You've mentioned D-BUS - it's actually quite similar to PowerShell in a lot of regards. It provided a platform that other applications could easily use and adapt (instead of inventing their own ad-hoc remoting). And so application quickly adopted it. The same is happening with PowerShell in Windows.
>For good reason, as I said--such systems have never won out in the past, why should .NET and PowerShell be any different?
Well, it is different because it's already adopted in the Windows world and it's clear that PowerShell is here to stay.
And I think the main reason for adoption is that the time has come for it. All the ingredients for PowerShell were finally in place - even twelve years ago it would have been impossible without the common environment that .NET provides (PowerShell based on COM? Shudder).

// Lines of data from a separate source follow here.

+      d1[ks] = make_uint4(pack_bf16x2(o1[0], o1[1]), pack_bf16x2(o1[2], o1[3]), pack_bf16x2(o1[4], o1[5]), pack_bf16x2(o1[6], o1[7]));
+      d2[ks] = make_uint4(pack_bf16x2(o2[0], o2[1]), pack_bf16x2(o2[2], o2[3]), pack_bf16x2(o2[4], o2[5]), pack_bf16x2(o2[6], o2[7]));
+      *reinterpret_cast<uint4*>(g.du1 + row * C + ks * 16 + lh * 8) = d1[ks];
+      *reinterpret_cast<uint4*>(g.du2 + row * C + ks * 16 + lh * 8) = d2[ks];
+    }
+    const f32x16 acc1 = gf_mfma<KS>(wx[0], d1);
+#pragma unroll
+    for (int q = 0; q < Q; ++q) {
+      const uint4 v = gf_quad_swap(acc1, zero4, q);
+      const uint32_t nv[4] = {v.x, v.y, v.z, v.w};
+      float gf[8];
+      gf_unpack8(cur.go[q], gf);
+      uint32_t rv[4];
+#pragma unroll
+      for (int e = 0; e < 4; ++e) {
+        const uint32_t ov = pack_bf16x2(gf[2 * e] * cur.av, gf[2 * e + 1] * cur.av);
+        rv[e] = pack_bf16x2(__uint_as_float(nv[e] << 16) + __uint_as_float(ov << 16),
+                            __uint_as_float(nv[e] & 0xffff0000u) + __uint_as_float(ov & 0xffff0000u));
+      }
+      *reinterpret_cast<uint4*>(g.dskip + row * C + 16 * q + (lh ? 0 : 8)) = make_uint4(rv[0], rv[1], rv[2], rv[3]);
+    }
+#pragma unroll
+    for (int j = 0; j < NT2; ++j) {
+      const f32x16 acc2 = gf_mfma<KS>(wg[j], d2);
+#pragma unroll
+      for (int q = 0; q < 2; ++q)
+        *reinterpret_cast<uint4*>(g.dup + row * (2 * C) + j * 32 + 16 * q + (lh ? 0 : 8)) = gf_quad_swap(acc2, zero4, q);
+    }
+    if (more) cur = nxt;
+  }
+}
+
+int launch_gate_bwd_fused(const void* dout, const void* u1, const void* u2, const float* sums1, const float* sums2, const float* psi_w,
+                          const float* a_in, const float* ds, const float* bs1, const float* bs2, const void* wxt, const void* wgt, void* du1,
+                          void* du2, void* dskip, void* dup, int B, long long S, int C, hipStream_t st) {
+  GateBwdArgs g;
+  g.dout = (const uint16_t*)dout; g.u1 = (const uint16_t*)u1; g.u2 = (const uint16_t*)u2; g.wxt = (const uint16_t*)wxt;
+  g.wgt = (const uint16_t*)wgt; g.sums1 = sums1; g.sums2 = sums2; g.bs1 = bs1; g.bs2 = bs2; g.psi_w = psi_w; g.a = a_in; g.ds = ds;
+  g.du1 = (uint16_t*)du1; g.du2 = (uint16_t*)du2; g.dskip = (uint16_t*)dskip; g.dup = (uint16_t*)dup; g.S = S;
+  const long long ntile = S / 32;
+  long long blocks = (ntile + 15) / 16;
+  const long long most = 2048 / B > 1 ? 2048 / B : 1;
+  if (blocks > most) blocks = most;
+  const dim3 grid((unsigned)blocks, B);
+  if (C == 16) hipLaunchKernelGGL(gate_bwd_fused_kernel<16>, grid, dim3(256), 0, st, g);
+  else hipLaunchKernelGGL(gate_bwd_fused_kernel<32>, grid, dim3(256), 0, st, g);
+  return ltu_check_launch();
+}
diff --git a/lintransunet_amd/csrc/pointwise.hip b/lintransunet_amd/csrc/pointwise.hip
--- a/lintransunet_amd/csrc/pointwise.hip
+++ b/lintransunet_amd/csrc/pointwise.hip
@@ -427,7 +427,7 @@
 }
 
 template <typename T, int G>
-__global__ void gate_fwd_kernel(const T* __restrict__ u1, const T* __restrict__ u2, const float* __restrict__ sums1,
+__global__ void gate_fwd_rowstat_kernel(const T* __restrict__ u1, const T* __restrict__ u2, const float* __restrict__ sums1,
                                 const float* __restrict__ sums2, const float* __restrict__ psi_w, const float* __restrict__ psi_b,
                                 const T* __restrict__ skip, float* __restrict__ a_out, T* __restrict__ out, int B, long long S) {
   const int C = G * 4;
@@ -466,6 +466,48 @@
 }
 
 template <typename T, int G>
+__global__ void __launch_bounds__(256) gate_fwd_kernel(const T* __restrict__ u1, const T* __restrict__ u2, const float* __restrict__ sums1,
+                                const float* __restrict__ sums2, const float* __restrict__ psi_w, const float* __restrict__ psi_b,
+                                const T* __restrict__ skip, float* __restrict__ a_out, T* __restrict__ out, int B, long long S) {
+  constexpr int C = G * 4;
+  const int gl = threadIdx.x % G;
+  const int b = blockIdx.y;
+  const float invS = 1.f / (float)S;
+  const float4 pw = *reinterpret_cast<const float4*>(psi_w + gl * 4);
+  const float pb = psi_b[0];
+  float m1[4], r1[4], m2[4], r2[4];
+#pragma unroll
+  for (int k = 0; k < 4; ++k) {
+    in_stat2(sums1 + ((long long)b * C + gl * 4 + k) * 3, invS, m1[k], r1[k]);
+    in_stat2(sums2 + ((long long)b * C + gl * 4 + k) * 3, invS, m2[k], r2[k]);
+  }
+  constexpr int rpb = 256 / G;
+  for (long long r0 = (long long)blockIdx.x * rpb; r0 < S; r0 += (long long)gridDim.x * rpb) {
+    const long long sv = r0 + threadIdx.x / G;
+    const bool ok = sv < S;
+    const long long row = (long long)b * S + sv;
+    float part = 0.f;
+    float4 sk = make_float4(0.f, 0.f, 0.f, 0.f);
+    if (ok) {
+      const long long e = row * C + gl * 4;
+      const float4 a = Vec4<T>::load(u1 + e), c = Vec4<T>::load(u2 + e);
+      sk = Vec4<T>::load(skip + e);
+#pragma unroll
+      for (int k = 0; k < 4; ++k) {
+        const float r = fmaxf((f4at(a, k) - m1[k]) * r1[k] + (f4at(c, k) - m2[k]) * r2[k], 0.f);
+        part += r * f4at(pw, k);
+      }
+    }
+    const float sdot = group_sum<G>(part) + pb;
+    const float av = 1.f / (1.f + expf(-sdot));
+    if (ok) {
+      if (gl == 0) a_out[row] = av;
+      Vec4<T>::store(out + row * C + gl * 4, make_float4(sk.x * av, sk.y * av, sk.z * av, sk.w * av));
+    }
+  }
+}
+
+template <typename T, int G, bool DSKIP = true>
 __global__ void gate_bwd_reduce_kernel(const T* __restrict__ dout, const T* __restrict__ u1, const T* __restrict__ u2,
                                        const float* __restrict__ sums1, const float* __restrict__ sums2,
                                        const float* __restrict__ psi_w, const T* __restrict__ skip, const float* __restrict__ a_in,
@@ -510,7 +552,7 @@
     const float da = group_sum<G>(g.x * sk.x + g.y * sk.y + g.z * sk.z + g.w * sk.w);
     const float ds = da * av * (1.f - av);
     if (ok) {
-      Vec4<T>::store(dskip + row * C + gl * 4, make_float4(g.x * av, g.y * av, g.z * av, g.w * av));
+      if (DSKIP) Vec4<T>::store(dskip + row * C + gl * 4, make_float4(g.x * av, g.y * av, g.z * av, g.w * av));
       if (gl == 0) { ds_out[row] = ds; accb += ds; }
 #pragma unroll
       for (int k = 0; k < 4; ++k) {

The same story with DBUS - there quite a few failed attempts to build a common desktop RPC system in Unix: DCE RPC, DCOP, CORBA in GNOME and I probably forgot quite a few others. Yet DBUS has clearly won and is now ubiquitous. We even have projects for kernel-accelerated DBUS.
> Purely out of curiosity, how does this kind of sort command work if the data is coming from a file, without the .NET APIs, rather than directly from an application?
That depends on what you're trying to do. You surely can dump objects' content in XML/JSON/binary but it's rarely useful in practice. More often you'd use FT command (Format-Table) to create textual representation that fits your purposes. For objects like files or list of files you can dump them as simple filenames. PowerShell is quite flexible in that regard.
Posted Dec 12, 2011 18:59 UTC (Mon) by raven667 (subscriber, #5198)
For good reason, as I said--such systems have never won out in the past, why should .NET and PowerShell be any different?
What is this "winning" you are concerned about? PowerShell is already the preferred standard command shell and scripting environment on MS Windows servers and is not really relevant outside that space. UNIX shells like bash are really only relevant on UNIX systems, they have only marginal presence in the Windows space, so there is really no context where "winning" makes sense as they are not directly comparable.
The idea that the shell can be both built out of and expose a full featured programming language and library is not new as you point out but is well demonstrated by PowerShell and not a bad idea.